Task item:
Please print the entries below exactly, from the line with "float* __restrict__ opart, float*" through the line with "constexpr int STG_B", including both of those lines and leaving out all others.

[[ Source records, beginning ]]

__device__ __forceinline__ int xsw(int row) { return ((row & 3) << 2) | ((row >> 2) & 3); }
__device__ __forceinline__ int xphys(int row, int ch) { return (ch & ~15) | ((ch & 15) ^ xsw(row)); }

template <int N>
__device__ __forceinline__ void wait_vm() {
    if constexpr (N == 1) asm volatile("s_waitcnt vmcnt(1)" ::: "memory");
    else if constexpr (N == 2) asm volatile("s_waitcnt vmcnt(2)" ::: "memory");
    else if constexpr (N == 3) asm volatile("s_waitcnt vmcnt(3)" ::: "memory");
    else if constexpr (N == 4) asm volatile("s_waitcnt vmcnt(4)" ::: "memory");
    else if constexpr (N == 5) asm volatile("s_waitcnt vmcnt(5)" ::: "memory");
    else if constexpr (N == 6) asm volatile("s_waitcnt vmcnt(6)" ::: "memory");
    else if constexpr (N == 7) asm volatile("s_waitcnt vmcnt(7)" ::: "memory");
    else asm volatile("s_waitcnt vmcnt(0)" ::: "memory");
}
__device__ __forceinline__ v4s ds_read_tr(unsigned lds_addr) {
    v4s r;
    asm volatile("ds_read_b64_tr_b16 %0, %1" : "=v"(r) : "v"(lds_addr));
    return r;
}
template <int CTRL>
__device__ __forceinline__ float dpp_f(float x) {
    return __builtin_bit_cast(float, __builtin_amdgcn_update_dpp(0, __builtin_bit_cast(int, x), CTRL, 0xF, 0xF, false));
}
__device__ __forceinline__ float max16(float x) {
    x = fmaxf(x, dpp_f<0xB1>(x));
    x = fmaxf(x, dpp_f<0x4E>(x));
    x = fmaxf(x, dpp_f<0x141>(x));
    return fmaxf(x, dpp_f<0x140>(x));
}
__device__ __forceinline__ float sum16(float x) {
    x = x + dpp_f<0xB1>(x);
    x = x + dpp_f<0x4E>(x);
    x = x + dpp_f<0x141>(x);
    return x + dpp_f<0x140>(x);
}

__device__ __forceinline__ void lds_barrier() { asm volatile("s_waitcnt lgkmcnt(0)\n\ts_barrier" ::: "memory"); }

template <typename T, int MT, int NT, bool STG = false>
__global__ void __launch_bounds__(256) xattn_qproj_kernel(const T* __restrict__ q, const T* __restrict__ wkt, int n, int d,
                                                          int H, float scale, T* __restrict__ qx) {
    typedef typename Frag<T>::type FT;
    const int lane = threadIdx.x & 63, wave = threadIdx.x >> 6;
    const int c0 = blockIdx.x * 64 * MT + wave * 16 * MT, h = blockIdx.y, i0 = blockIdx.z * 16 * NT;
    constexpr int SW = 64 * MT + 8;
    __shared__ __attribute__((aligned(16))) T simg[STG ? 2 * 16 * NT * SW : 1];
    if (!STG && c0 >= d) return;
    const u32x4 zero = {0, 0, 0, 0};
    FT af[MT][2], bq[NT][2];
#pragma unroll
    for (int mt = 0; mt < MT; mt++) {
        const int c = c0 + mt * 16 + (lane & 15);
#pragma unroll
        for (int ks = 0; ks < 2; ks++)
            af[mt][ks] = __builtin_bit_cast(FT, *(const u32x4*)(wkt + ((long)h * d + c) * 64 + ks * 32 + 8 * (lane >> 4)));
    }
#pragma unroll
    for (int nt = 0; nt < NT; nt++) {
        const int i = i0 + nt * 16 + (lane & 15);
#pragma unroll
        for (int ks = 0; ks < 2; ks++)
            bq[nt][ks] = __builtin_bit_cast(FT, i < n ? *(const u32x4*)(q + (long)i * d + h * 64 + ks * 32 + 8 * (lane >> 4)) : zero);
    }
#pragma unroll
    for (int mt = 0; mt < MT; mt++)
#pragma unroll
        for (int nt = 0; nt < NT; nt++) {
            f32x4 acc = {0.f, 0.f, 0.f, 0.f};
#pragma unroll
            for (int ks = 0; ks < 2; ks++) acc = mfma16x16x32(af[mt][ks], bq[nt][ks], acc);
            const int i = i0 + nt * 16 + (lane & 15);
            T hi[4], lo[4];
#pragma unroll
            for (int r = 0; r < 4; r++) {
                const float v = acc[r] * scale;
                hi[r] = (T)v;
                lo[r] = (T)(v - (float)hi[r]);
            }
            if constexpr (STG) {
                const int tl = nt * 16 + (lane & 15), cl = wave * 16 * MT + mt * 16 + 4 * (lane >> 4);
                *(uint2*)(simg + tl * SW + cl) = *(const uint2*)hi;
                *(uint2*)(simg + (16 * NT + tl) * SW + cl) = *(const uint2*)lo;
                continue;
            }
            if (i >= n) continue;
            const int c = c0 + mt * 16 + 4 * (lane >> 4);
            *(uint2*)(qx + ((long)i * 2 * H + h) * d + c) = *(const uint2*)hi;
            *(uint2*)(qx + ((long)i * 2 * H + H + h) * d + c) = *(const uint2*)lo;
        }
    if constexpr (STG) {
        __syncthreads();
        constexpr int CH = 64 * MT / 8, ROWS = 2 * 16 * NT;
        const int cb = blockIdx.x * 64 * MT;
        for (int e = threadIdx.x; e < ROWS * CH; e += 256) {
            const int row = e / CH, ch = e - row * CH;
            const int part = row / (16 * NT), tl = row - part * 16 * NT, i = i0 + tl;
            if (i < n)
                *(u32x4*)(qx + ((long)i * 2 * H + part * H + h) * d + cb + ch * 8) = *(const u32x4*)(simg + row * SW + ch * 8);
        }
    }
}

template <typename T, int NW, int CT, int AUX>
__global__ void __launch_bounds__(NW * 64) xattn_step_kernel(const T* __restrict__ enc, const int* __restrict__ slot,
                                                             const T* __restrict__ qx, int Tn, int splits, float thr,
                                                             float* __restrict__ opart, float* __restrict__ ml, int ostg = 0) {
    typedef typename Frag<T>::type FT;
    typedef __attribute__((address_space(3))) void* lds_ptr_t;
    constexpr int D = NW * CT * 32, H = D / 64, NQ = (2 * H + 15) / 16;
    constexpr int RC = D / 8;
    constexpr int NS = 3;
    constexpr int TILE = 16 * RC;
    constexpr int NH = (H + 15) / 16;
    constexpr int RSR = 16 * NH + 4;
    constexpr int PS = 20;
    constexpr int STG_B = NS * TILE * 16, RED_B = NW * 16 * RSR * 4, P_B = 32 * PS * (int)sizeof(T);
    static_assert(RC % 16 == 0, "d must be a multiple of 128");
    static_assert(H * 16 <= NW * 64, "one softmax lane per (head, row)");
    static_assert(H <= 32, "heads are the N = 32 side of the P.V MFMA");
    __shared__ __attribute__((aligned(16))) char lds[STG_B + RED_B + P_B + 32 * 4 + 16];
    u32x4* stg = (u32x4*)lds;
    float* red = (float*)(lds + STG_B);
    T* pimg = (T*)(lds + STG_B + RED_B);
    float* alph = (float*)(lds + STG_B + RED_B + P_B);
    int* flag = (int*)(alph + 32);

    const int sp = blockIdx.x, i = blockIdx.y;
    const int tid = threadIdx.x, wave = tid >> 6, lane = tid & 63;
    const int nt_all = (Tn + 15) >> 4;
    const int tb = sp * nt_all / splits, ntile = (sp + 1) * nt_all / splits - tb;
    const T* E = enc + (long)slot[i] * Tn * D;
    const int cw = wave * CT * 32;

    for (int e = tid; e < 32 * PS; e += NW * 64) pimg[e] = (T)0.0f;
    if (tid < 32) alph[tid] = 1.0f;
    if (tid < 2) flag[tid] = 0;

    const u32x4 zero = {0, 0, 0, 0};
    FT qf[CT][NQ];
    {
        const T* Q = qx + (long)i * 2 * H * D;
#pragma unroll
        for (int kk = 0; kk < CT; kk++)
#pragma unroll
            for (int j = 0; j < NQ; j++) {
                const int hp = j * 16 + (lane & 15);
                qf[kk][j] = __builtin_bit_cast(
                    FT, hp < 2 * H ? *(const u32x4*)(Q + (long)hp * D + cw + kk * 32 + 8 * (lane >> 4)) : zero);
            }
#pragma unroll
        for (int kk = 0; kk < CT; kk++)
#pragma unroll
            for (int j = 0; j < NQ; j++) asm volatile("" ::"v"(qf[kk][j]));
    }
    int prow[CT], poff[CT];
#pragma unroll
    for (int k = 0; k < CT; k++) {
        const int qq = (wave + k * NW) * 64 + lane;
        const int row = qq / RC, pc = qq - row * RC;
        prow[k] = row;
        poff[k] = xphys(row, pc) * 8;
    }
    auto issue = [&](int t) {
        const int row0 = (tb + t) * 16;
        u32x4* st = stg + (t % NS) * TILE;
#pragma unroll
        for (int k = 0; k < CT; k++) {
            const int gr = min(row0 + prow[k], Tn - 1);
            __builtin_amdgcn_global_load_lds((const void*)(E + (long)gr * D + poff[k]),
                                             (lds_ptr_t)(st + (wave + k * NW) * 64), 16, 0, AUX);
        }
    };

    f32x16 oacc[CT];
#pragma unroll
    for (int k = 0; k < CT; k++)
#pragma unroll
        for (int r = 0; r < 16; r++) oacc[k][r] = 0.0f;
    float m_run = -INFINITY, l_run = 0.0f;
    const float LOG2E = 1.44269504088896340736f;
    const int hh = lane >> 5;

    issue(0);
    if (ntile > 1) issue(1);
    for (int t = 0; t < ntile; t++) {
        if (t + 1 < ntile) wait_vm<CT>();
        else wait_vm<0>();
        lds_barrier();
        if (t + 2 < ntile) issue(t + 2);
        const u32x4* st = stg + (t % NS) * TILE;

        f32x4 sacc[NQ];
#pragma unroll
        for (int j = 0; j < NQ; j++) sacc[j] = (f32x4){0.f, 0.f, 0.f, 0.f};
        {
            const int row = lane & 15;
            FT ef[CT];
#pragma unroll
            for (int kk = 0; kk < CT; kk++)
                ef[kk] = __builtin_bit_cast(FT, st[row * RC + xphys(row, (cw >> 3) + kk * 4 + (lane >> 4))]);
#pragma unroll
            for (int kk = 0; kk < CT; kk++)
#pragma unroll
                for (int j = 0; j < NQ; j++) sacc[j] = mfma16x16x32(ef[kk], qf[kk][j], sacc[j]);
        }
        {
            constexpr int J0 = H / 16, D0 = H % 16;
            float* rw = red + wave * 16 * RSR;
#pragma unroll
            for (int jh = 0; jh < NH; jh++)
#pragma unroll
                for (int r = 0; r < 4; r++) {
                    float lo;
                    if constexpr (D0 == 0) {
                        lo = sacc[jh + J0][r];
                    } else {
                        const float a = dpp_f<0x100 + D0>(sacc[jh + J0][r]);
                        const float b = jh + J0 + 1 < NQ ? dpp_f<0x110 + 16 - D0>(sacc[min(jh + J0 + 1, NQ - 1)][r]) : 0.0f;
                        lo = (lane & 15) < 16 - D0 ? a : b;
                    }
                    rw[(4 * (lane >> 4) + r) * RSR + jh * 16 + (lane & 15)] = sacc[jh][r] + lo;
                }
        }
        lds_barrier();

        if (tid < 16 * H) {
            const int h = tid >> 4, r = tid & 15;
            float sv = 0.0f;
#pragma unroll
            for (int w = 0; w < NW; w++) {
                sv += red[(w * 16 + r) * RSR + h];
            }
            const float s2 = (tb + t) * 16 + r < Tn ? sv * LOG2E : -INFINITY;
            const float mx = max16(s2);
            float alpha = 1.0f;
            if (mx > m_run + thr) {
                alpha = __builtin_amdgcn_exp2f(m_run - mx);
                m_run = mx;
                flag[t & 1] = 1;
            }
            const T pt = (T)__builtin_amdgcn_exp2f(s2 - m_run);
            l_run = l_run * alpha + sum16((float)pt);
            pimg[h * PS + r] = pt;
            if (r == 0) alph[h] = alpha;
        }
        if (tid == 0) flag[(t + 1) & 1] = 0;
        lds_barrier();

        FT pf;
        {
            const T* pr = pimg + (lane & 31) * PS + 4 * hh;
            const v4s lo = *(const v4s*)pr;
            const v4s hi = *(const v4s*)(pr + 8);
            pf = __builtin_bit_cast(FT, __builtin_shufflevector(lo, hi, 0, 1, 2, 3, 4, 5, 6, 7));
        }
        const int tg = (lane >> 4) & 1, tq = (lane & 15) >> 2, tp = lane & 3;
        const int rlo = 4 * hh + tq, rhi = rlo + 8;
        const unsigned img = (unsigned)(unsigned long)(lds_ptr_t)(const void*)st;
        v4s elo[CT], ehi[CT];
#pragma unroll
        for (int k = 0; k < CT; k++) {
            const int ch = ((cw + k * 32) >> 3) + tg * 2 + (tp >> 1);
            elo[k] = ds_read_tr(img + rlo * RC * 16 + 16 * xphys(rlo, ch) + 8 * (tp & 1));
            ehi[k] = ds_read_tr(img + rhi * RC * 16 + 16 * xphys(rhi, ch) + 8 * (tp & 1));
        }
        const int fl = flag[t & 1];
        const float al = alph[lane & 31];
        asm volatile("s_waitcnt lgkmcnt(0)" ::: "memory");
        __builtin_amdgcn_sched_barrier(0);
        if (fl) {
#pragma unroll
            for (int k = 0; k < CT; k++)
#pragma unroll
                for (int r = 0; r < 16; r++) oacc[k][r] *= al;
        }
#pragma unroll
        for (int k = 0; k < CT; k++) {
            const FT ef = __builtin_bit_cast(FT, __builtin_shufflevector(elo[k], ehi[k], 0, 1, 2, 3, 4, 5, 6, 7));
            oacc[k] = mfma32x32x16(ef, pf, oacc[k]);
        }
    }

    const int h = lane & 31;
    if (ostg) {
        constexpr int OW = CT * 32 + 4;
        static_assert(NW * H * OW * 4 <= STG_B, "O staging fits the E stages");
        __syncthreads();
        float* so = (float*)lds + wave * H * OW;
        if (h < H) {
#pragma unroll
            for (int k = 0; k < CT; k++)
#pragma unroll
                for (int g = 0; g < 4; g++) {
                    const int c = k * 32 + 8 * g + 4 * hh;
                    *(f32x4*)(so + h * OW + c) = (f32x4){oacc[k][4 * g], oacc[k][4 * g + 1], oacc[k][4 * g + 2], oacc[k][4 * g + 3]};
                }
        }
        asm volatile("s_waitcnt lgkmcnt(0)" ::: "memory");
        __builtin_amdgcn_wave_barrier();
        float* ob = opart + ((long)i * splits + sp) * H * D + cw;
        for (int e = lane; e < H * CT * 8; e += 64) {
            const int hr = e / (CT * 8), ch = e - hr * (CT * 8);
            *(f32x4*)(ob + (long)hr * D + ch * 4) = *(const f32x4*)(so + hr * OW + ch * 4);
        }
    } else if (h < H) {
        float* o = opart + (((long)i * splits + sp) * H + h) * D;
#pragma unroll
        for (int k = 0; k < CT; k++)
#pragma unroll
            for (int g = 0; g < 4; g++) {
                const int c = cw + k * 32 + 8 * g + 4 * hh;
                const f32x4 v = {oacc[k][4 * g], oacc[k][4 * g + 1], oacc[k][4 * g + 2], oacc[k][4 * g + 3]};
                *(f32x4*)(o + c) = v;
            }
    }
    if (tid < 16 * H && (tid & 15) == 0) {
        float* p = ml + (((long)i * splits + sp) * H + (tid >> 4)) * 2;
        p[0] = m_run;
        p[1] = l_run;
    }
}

[[ Source records, end ]]

Exercise answer:
                                                             float* __restrict__ opart, float* __restrict__ ml, int ostg = 0) {
    typedef typename Frag<T>::type FT;
    typedef __attribute__((address_space(3))) void* lds_ptr_t;
    constexpr int D = NW * CT * 32, H = D / 64, NQ = (2 * H + 15) / 16;
    constexpr int RC = D / 8;
    constexpr int NS = 3;
    constexpr int TILE = 16 * RC;
    constexpr int NH = (H + 15) / 16;
    constexpr int RSR = 16 * NH + 4;
    constexpr int PS = 20;
    constexpr int STG_B = NS * TILE * 16, RED_B = NW * 16 * RSR * 4, P_B = 32 * PS * (int)sizeof(T);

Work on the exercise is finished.